Rahul Mehta of right to recall correctly quotes that the words of a politician mean nothing, the only thing that matters is your policy decision and the laws you draft. AAP fails to provide a sketch of their proposed laws formally.

During your association with AAP, did you find any committee in the party to take care of these issues?
Abhijit said…
Dear Surjit,

the biggest problem I see with AAP is that they certainly talk a lot but fail to give a road map on how are they going to achieve it, specially they are spending their time in dharna, rallies etc. instead of working from the office.

Rahul Mehta of right to recall correctly quotes that the words of a politician mean nothing, the only thing that matters is your policy decision and the laws you draft. AAP fails to provide a sketch of their proposed laws formally.

During your association with AAP, did you find any committee in the party to take care of these issues?
devanshi zaveri said…
I too was an AAP supporter and had faith in Arvind Kejriwal, even when dey took support from congress to form govt.. But soon realized dey r no diff den oder political party when dey jump to loksabha elections w/o putting der efforts in managing Delhi.. N all show-off started on tv channels..
Party dat cant realize der own weaknesses to do no good for nation and targets BJP which is comparatively better choice for the nation in current situation. Has also same political ambition rather than ambition for nation..

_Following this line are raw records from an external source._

template <int COUT>
__global__ __launch_bounds__(256) void conv_c1_kernel(C1Args p) {
  constexpr int G = COUT / 4;
  constexpr int LD = COUT + 4;
  __shared__ __attribute__((aligned(16))) float tile[256 * LD];
  const float* __restrict__ w = p.w;
  const long P = (long)p.B * p.Ho * p.Wo;
  const long pix0 = (long)blockIdx.x * 256;
  const long pix = pix0 + threadIdx.x;
  if (pix < P) {
    const unsigned upix = (unsigned)pix, utmp = upix / (unsigned)p.Wo;
// ... 288 lines not shown
  constexpr int G = CS / 4;
  constexpr int PL = 256 / G;
  __shared__ float red[4][25 * CS];
  const int t = threadIdx.x;
  const int cg = t % G, pl = t / G;
  const long P = (long)p.B * p.Hs * p.Ws;
  const long p0 = (long)blockIdx.x * p.pix_per_block;
  long p1 = p0 + p.pix_per_block;
  if (p1 > P) p1 = P;
  f32x4 acc[25];
#pragma unroll
  for (int k = 0; k < 25; ++k) acc[k] = (f32x4){0.f, 0.f, 0.f, 0.f};
  for (long pix = p0 + pl; pix < p1; pix += PL) {
    const int j = (int)(pix % p.Ws);
    const long tmp = pix / p.Ws;
    const int i = (int)(tmp % p.Hs);
    const long b = tmp / p.Hs;
    const f32x4 s4 = *(const f32x4*)(p.s + chan_off(pix, p.lds, cg, G / 2, p.half));
    const float* img = p.l + b * p.Hl * p.Wl;
    constexpr int NM = (25 + G - 1) / G;
    float mine[NM];
#pragma unroll
    for (int m = 0; m < NM; ++m) {
      const int tap = cg + G * m;
      const int kh = tap / 5, kw = tap - kh * 5;
      const int ih = 2 * i - 2 + kh, iw = 2 * j - 2 + kw;
      float lv = 0.f;
      if (tap < 25 && (unsigned)ih < (unsigned)p.Hl && (unsigned)iw < (unsigned)p.Wl) lv = img[(long)ih * p.Wl + iw];
      mine[m] = lv;
    }
    const int group = (t & 63) & ~(G - 1);
#pragma unroll
    for (int tap = 0; tap < 25; ++tap) {
      const float lv = __shfl(mine[tap / G], group | (tap % G), 64);
      acc[tap] += s4 * lv;
    }
  }
#pragma unroll
  for (int k = 0; k < 25; ++k)
#pragma unroll
    for (int c = 0; c < 4; ++c) {
      float v = acc[k][c];
#pragma unroll
      for (int s = G; s < 64; s <<= 1) v += __shfl_xor(v, s, 64);
      acc[k][c] = v;
    }
  const int lane = t & 63, wave = t >> 6;
  if (lane < G) {
#pragma unroll
    for (int k = 0; k < 25; ++k)
#pragma unroll
      for (int c = 0; c < 4; ++c) red[wave][(lane * 4 + c) * 25 + k] = acc[k][c];
  }
  __syncthreads();
  float* out = p.slab + (long)blockIdx.x * (25 * CS);
  for (int i = t; i < 25 * CS; i += 256) out[i] = (red[0][i] + red[1][i]) + (red[2][i] + red[3][i]);
}

template <int CS>
__global__ __launch_bounds__(256) void wgrad_c1_mfma_kernel(WgC1Args p, int ntiles, int tiles_per_wave) {
  constexpr int TH = 4, TW = 16, MT = CS / 16;
  constexpr int LS = (CS == 32) ? 48 : 16;
  constexpr int LH = 2 * TH + 3, LW = 2 * TW + 3, LWP = LW + 1;
  constexpr int NSP = TH * TW * (CS / 4) / 64;
  constexpr int NLP = (LH * LW + 63) / 64;
  __shared__ __attribute__((aligned(16))) float Ssm[4][TH * TW * LS];
  __shared__ float Lsm[4][LH * LWP];
  const int t = threadIdx.x, lane = t & 63, wave = t >> 6;
  const int lrow = lane & 15, q = lane >> 4;
  float* const sS = Ssm[wave];
  float* const sL = Lsm[wave];
  const int tiles_w = (p.Ws + TW - 1) / TW, tiles_h = (p.Hs + TH - 1) / TH;
  const int gw = blockIdx.x * 4 + wave;
  const int tile_lo = gw * tiles_per_wave;
  const int tile_hi = min(tile_lo + tiles_per_wave, ntiles);

  f32x4 sreg[NSP];
  float lreg[NLP];
  auto fetch = [&](int tile) {
    const int tw0 = (tile % tiles_w) * TW, th0 = ((tile / tiles_w) % tiles_h) * TH;
    const long b = tile / (tiles_w * tiles_h);
#pragma unroll
    for (int r = 0; r < NSP; ++r) {
      const int e = lane + 64 * r;
      const int c4 = e % (CS / 4), px = e / (CS / 4);
      const int sh = th0 + px / TW, sw = tw0 + px % TW;
      f32x4 v = {0.f, 0.f, 0.f, 0.f};
      if (sh < p.Hs && sw < p.Ws) v = *(const f32x4*)(p.s + chan_off((b * p.Hs + sh) * p.Ws + sw, p.lds, c4, CS / 8, p.half));
      sreg[r] = v;
    }
    const float* img = p.l + b * p.Hl * p.Wl;
#pragma unroll
    for (int r = 0; r < NLP; ++r) {
      const int e = lane + 64 * r;
      const int wr = e / LW, wc = e % LW;
      const int ih = 2 * th0 - 2 + wr, iw = 2 * tw0 - 2 + wc;
      float v = 0.f;
      if (e < LH * LW && (unsigned)ih < (unsigned)p.Hl && (unsigned)iw < (unsigned)p.Wl) v = img[(long)ih * p.Wl + iw];
      lreg[r] = v;
    }
  };
  auto stage = [&]() {
#pragma unroll
    for (int r = 0; r < NSP; ++r) {
      const int e = lane + 64 * r;
      *(f32x4*)(&sS[(e / (CS / 4)) * LS + (e % (CS / 4)) * 4]) = sreg[r];
    }
#pragma unroll
    for (int r = 0; r < NLP; ++r) {
      const int e = lane + 64 * r;
      if (e < LH * LW) sL[(e / LW) * LWP + e % LW] = lreg[r];
    }
  };
  f32x4 acc[MT][2];
#pragma unroll
  for (int i = 0; i < MT; ++i) { acc[i][0] = (f32x4){0.f, 0.f, 0.f, 0.f}; acc[i][1] = acc[i][0]; }
  int boff[2];
#pragma unroll
  for (int nt = 0; nt < 2; ++nt) {
    const int tap = min(nt * 16 + lrow, 24);
    boff[nt] = (tap / 5) * LWP + tap % 5 + 2 * q;
  }
  if (tile_lo < tile_hi) fetch(tile_lo);
  for (int tile = tile_lo; tile < tile_hi; ++tile) {
    stage();
    if (tile + 1 < tile_hi) fetch(tile + 1);
#pragma unroll
    for (int ks = 0; ks < TH * TW / 4; ++ks) {
      const int sh = ks / 4, sg = ks % 4;
      float bv[2];
#pragma unroll
      for (int nt = 0; nt < 2; ++nt) bv[nt] = sL[boff[nt] + 2 * sh * LWP + 8 * sg];
#pragma unroll
      for (int i = 0; i < MT; ++i) {
        const float a = sS[(sh * TW + sg * 4 + q) * LS + i * 16 + lrow];
#pragma unroll
        for (int nt = 0; nt < 2; ++nt) acc[i][nt] = __builtin_amdgcn_mfma_f32_16x16x4f32(a, bv[nt], acc[i][nt], 0, 0, 0);
      }
    }
  }
  float* out = p.slab + (long)gw * (25 * CS);
#pragma unroll
  for (int i = 0; i < MT; ++i)
#pragma unroll
    for (int nt = 0; nt < 2; ++nt) {
      const int tap = nt * 16 + lrow;
      if (tap < 25) {
#pragma unroll
        for (int r = 0; r < 4; ++r) out[(i * 16 + 4 * q + r) * 25 + tap] = acc[i][nt][r];
      }
    }
}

I unfollow kejriwal on twitter when i lost faith in him being a leader who can openly reject which is not right n good for nation.. All in his party's interests.. Nation is not a priority for him
devanshi zaveri said…
Surajit,

It was very insightful to read your post, was convinced my thinking was in right direction.. your thoughts on secularism were very inspiring..

I have posted dis on facebook but not sure how many would read coz of its length.. Specially want some of my acquaintances pro-aap to know truth.. n make informed choice in elections..

If possible post another summarized version to spread dis info to other ppl..

We all wish good for nation,but it takes a lot to do something real for it.. Admire dis quality in ppl like u n dose who had worked along with u for it..
Sumedh said…
Dear Surajit,

First off I must confess that I did not have the patience to read the entire entry which was too long to my liking for the points it was trying to make.

However, from whatever I read, there is one fatal flaw in the whole writeup which must be pointed out. Your major problem with AAP's functioning seems to be lack of true democracy with ideology being usurped by a chosen few. In actuality your real problem is that AAP is not going in the direction YOU envisage as the ideal. Fact is that you will be dissatisfied with anything that does not go as per YOUR ideas. I hope you see the contradiction. Then by picking up some points and reducing it to say that it is just Congress in new bottle, is also a serious flaw (though debatable and not as much as the first one).

Individual points can be debated for long. For instance, I can point out several flaws in your understanding of secularism (or for that matter Mr Yadav's). A high level understanding of the subject requires quite a different perspective in my opinion, but surely I cannot hold anyone hostage to my view of secularism and how I envisage the true meaning of it. I would be quite happy to oblige you to a real debate on these subjects if you want, with the real point being that there are quite varied views on that subject and many more than what you read in popular media/literature.
Dear Sumedh,

If you believe the section of society that poured into the streets in April and August 2011 was anxiously looking for a control-freak socialist state, I doubt many would share your view. That is over and above my argument that we all know what pathetic condition all the States that have been ruled by more-socialist-than-capitalist parties are in.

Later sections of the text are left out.